Filter the material below down to the lines with the word "contiguous" and give those lines.

- _Records shown_
**********

@@ -1076,10 +1098,13 @@
     dev = srcs[0].device
     T = sum(x.shape[0] * (x.shape[1] // 2) * (x.shape[2] // 2) for x in srcs)
     V, M, U = _wino_buffers(T, cin, cout, dev)
-    U = U[:16 * O * C]
     if keep_v:
         V = torch.empty((16, T, cin), dtype=f32, device=dev)
-    _lib.call("cr_wino_filter", w_krsc, U, O, C, int(backward))
+    if owner is not None and owner.data_ptr() == w_krsc.data_ptr():
+        U = wino_filter_pair(owner)[int(bool(backward))]
+    else:
+        U = U[:16 * O * C]
+        _lib.call("cr_wino_filter", w_krsc, U, O, C, int(backward))
     Ns, Hs, Ws = _int_table([x.shape[0] for x in srcs]), _int_table([x.shape[1] for x in srcs]), _int_table([x.shape[2] for x in srcs])
     _lib.call("cr_wino_input", len(srcs), cast(_ptr_table(srcs)), cast(Ns), cast(Hs), cast(Ws), cin, V, T)
     wino_gemm_raw(V, U, M, T, cin, cout)
@@ -1117,6 +1142,31 @@
     _lib.call("cr_wino_dy", len(gs), cast(_ptr_table(gs)), cast(Ns), cast(Hs), cast(Ws), O, M, T, part)
     _lib.call("cr_wgrad_batched_f32", M, V, U, T, C, O, 16, T * O, T * C, O * C)
     _lib.call("cr_wino_filter_grad", U, w_sink, O, C, part, b_sink if part is not None else None)
+
+
+def wino_grad_group(gs, ys, weight, w_sink, b_sink, v_saved, outs, accs, colsum_gs=None):
+    cast = lambda a: ctypes.cast(a, ctypes.c_void_p)
+    O, C = weight.shape[0], weight.shape[1]
+    dev = gs[0].device
+    T = sum(g.shape[0] * (g.shape[1] // 2) * (g.shape[2] // 2) for g in gs)
+    assert v_saved.shape == (16, T, C)
+    Vg, Mx, _ = _wino_buffers(T, O, C, dev) if outs is not None else (None, None, None)
+    _, M, U = _wino_buffers(T, C, O, dev)
+    Ns, Hs, Ws = _int_table([g.shape[0] for g in gs]), _int_table([g.shape[1] for g in gs]), _int_table([g.shape[2] for g in gs])
+    U.zero_()
+    part = U[16 * O * C:] if b_sink is not None and not deterministic_on() else None
+    if b_sink is not None and part is None:
+        ws = torch.empty((1024, O), dtype=torch.float32, device=dev)
+        for g in colsum_gs:
+            _lib.call("cr_colsum_accum", g, 1, g.numel() // O, O, ws, b_sink)
+    _lib.call("cr_wino_grad", len(gs), cast(_ptr_table(gs)), cast(_ptr_table(ys)) if ys is not None else None, cast(Ns), cast(Hs),
+              cast(Ws), O, Vg, M, T, part)
+    _lib.call("cr_wgrad_batched_f32", M, v_saved, U, T, C, O, 16, T * O, T * C, O * C)
+    _lib.call("cr_wino_filter_grad", U, w_sink, O, C, part, b_sink if part is not None else None)
+    if outs is not None:
+        wino_gemm_raw(Vg, wino_filter_pair(weight)[1], Mx, T, O, C)
+        _lib.call("cr_wino_output", len(outs), Mx, cast(_ptr_table(outs)), cast(Ns), cast(Hs), cast(Ws), C, T, None, 0,
+                  cast(_ptr_table(accs)) if accs is not None else None)
 
 
 class _ConvBiasGroup(torch.autograd.Function):
@@ -1145,11 +1195,11 @@
                           and os.environ.get("CR_WINO_KEEP_V", "1") != "0")
         ctx.wino_v = {}
         if plan == "shared":
-            ctx.wino_v["shared"] = wino_conv3x3_group(xs, wbs[0], ys, bd[0], relu, None, False, keep(0))
+            ctx.wino_v["shared"] = wino_conv3x3_group(xs, wbs[0], ys, bd[0], relu, None, False, keep(0), owner=ws[0])
         else:
             for i in range(n):
                 if plan[i]:
-                    ctx.wino_v[i] = wino_conv3x3_group([xs[i]], wbs[i], [ys[i]], bd[i], relu, None, False, keep(i))
+                    ctx.wino_v[i] = wino_conv3x3_group([xs[i]], wbs[i], [ys[i]], bd[i], relu, None, False, keep(i), owner=ws[i])
             rest = [i for i in range(n) if not plan[i]]
             if rest:
                 conv_fwd_group_raw([xs[i] for i in rest], [wbs[i] for i in rest], [ys[i] for i in rest], Cin, Cout, k, pad,
@@ -1168,48 +1218,79 @@
         ws, bs = ctx.refs
         saved = ctx.saved_tensors
         xs = saved[:n]
-        gs = {}
+        dt = xs[0].dtype
+        Cout, Cin = ws[0].shape[0], ws[0].shape[1]
+        plan = ctx.wino
         if ctx.stacked is not None:
             live = list(range(n)) if dys[0] is not None else []
+        else:
+            live = [i for i in range(n) if dys[i] is not None]
+        need_dx = [i for i in live if ctx.needs_input_grad[4 + i]]
+        for i in range(n):
+            if i not in need_dx and ctx.slots[i][0] is not None and i in live:
+                raise RuntimeError("gradient slot registered for an input that needs no gradient")
+        wl = [i for i in live if ctx.needs_input_grad[4 + n + i]]
+        sinks_ok = dt == f32 and all(grad_sink(ws[i]) is not None and (bs[i] is None or grad_sink(bs[i]) is not None) for i in wl)
+        wplan = plan if sinks_ok and wino_wgrad_on() else None
+        fused = {}
+        if wino_fused_grad_on() and wl and wplan == "shared":
+            if len(wl) == n and ctx.wino_v.get("shared") is not None and (need_dx == wl or not need_dx):
+                fused["shared"] = wl
+        elif wino_fused_grad_on() and wl and wplan is not None:
+            fused = {i: [i] for i in wl if wplan[i] and ctx.wino_v.get(i) is not None}
+        gs, ymaps, colsum_gs = {}, None, None
+        if ctx.stacked is not None:
             if live:
                 g = dys[0].contiguous()
-                if relu:
+                if relu and "shared" in fused:
+                    y = saved[n].view(-1, g.shape[-1])
+                    want_db = bs[0] is not None and ctx.needs_input_grad[4 + 2 * n + wl[0]]
+                    gm = relu_bwd(saved[n], g).view(-1, g.shape[-1]) if want_db and deterministic_on() else None
+                    ymaps, colsum_gs = [], ([] if gm is not None else None)
+                elif relu:
                     g = relu_bwd(saved[n], g)
                 g = g.to(xs[0].dtype).contiguous().view(-1, g.shape[-1])
                 off = 0
                 for i, s in enumerate(ctx.stacked):
                     m = s[0] * s[1] * s[2]
                     gs[i] = g[off:off + m].view(s)
+                    if ymaps is not None:
+                        ymaps.append(y[off:off + m].view(s))
+                        if colsum_gs is not None:
+                            colsum_gs.append(gm[off:off + m].view(s))
                     off += m
         else:
             ys = saved[n:] if relu else (None,) * n
-            live = [i for i in range(n) if dys[i] is not None]
             for i in live:
                 g = dys[i].contiguous()
                 if relu:
                     g = relu_bwd(ys[i], g)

**********

- _Task answer_
                 g = dys[0].contiguous()
                 g = g.to(xs[0].dtype).contiguous().view(-1, g.shape[-1])
                 g = dys[i].contiguous()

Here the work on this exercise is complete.